Reproduce exactly the opening lines of the listing, stopping after the line that contains "if (e.bias &&" and including it.

*** Opening DATA TO PROCESS ***

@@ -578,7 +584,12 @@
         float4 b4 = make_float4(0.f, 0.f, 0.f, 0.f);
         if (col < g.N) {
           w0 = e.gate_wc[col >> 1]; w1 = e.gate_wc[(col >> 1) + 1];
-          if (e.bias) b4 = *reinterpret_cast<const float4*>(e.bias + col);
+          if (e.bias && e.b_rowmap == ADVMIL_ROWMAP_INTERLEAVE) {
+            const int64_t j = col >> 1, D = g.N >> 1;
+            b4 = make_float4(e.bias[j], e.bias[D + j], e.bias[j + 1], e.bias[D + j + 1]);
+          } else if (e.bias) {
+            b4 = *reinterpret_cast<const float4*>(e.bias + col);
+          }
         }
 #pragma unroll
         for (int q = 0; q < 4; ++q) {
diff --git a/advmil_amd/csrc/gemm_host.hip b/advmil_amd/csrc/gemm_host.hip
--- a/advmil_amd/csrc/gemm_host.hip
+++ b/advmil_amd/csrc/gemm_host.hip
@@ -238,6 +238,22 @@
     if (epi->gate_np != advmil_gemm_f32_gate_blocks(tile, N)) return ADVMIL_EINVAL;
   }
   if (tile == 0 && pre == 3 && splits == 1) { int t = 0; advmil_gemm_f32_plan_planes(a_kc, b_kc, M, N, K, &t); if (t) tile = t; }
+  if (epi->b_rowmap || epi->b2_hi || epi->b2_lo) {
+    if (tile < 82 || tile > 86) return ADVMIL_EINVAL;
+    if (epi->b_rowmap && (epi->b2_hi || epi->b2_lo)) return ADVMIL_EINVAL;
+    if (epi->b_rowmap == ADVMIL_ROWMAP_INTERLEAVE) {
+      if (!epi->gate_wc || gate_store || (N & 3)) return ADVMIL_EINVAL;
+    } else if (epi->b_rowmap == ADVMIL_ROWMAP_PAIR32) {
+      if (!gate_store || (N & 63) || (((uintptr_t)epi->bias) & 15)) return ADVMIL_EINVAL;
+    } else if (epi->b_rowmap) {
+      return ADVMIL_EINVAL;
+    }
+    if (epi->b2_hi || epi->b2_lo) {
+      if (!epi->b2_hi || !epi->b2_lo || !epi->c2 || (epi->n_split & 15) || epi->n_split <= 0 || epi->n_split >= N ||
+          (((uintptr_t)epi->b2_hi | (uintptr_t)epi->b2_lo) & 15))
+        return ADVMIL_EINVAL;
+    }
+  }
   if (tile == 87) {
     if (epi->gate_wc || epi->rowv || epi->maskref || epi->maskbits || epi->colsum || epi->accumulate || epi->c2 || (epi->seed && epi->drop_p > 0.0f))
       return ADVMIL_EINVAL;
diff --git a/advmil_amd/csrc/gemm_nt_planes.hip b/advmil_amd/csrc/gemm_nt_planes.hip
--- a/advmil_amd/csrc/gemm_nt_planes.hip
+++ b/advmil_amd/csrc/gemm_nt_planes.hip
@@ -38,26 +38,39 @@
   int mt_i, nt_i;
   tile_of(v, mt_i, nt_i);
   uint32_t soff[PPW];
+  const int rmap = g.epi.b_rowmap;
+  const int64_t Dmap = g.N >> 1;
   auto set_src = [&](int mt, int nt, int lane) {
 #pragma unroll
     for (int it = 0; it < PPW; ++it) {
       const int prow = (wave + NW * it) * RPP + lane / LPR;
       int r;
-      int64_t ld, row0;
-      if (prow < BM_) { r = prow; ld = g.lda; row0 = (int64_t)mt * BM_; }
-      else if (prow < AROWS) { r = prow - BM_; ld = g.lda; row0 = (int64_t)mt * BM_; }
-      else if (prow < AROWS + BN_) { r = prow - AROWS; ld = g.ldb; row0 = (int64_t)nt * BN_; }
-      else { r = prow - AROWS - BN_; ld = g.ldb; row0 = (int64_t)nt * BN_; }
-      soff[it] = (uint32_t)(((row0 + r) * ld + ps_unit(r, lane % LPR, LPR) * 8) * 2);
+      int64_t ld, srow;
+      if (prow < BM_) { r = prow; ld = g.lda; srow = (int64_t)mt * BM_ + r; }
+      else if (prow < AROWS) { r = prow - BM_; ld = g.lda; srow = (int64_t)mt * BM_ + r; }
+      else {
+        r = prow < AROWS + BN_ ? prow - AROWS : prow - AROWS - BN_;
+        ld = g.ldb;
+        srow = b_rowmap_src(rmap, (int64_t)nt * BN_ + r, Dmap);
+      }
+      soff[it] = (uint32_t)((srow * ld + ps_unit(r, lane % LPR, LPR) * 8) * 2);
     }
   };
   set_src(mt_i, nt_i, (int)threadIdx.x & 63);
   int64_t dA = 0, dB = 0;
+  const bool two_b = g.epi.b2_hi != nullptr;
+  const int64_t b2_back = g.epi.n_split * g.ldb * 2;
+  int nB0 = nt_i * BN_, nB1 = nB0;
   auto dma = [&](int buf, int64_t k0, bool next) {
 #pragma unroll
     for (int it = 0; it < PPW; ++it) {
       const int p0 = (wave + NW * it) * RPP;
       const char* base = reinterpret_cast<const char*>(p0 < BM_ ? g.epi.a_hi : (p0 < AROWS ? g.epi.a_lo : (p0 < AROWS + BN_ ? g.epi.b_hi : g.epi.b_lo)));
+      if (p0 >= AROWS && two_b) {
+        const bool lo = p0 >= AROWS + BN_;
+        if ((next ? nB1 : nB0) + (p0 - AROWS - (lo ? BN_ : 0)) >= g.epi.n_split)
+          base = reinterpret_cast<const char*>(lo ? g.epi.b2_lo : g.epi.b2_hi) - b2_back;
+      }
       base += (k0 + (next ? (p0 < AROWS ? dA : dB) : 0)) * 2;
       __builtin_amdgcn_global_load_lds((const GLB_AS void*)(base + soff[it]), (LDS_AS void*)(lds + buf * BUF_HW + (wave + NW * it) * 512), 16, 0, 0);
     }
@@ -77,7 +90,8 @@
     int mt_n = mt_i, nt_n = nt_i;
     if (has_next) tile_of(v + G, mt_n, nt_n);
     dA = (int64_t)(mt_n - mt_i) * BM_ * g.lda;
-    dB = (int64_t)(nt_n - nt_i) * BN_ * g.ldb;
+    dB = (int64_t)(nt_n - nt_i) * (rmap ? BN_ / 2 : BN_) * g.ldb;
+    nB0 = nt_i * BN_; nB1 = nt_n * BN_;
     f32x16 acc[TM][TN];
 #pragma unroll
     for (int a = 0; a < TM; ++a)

*** Closing DATA TO PROCESS ***

EXERCISE OUTPUT
@@ -578,7 +584,12 @@
         float4 b4 = make_float4(0.f, 0.f, 0.f, 0.f);
         if (col < g.N) {
           w0 = e.gate_wc[col >> 1]; w1 = e.gate_wc[(col >> 1) + 1];
-          if (e.bias) b4 = *reinterpret_cast<const float4*>(e.bias + col);
+          if (e.bias && e.b_rowmap == ADVMIL_ROWMAP_INTERLEAVE) {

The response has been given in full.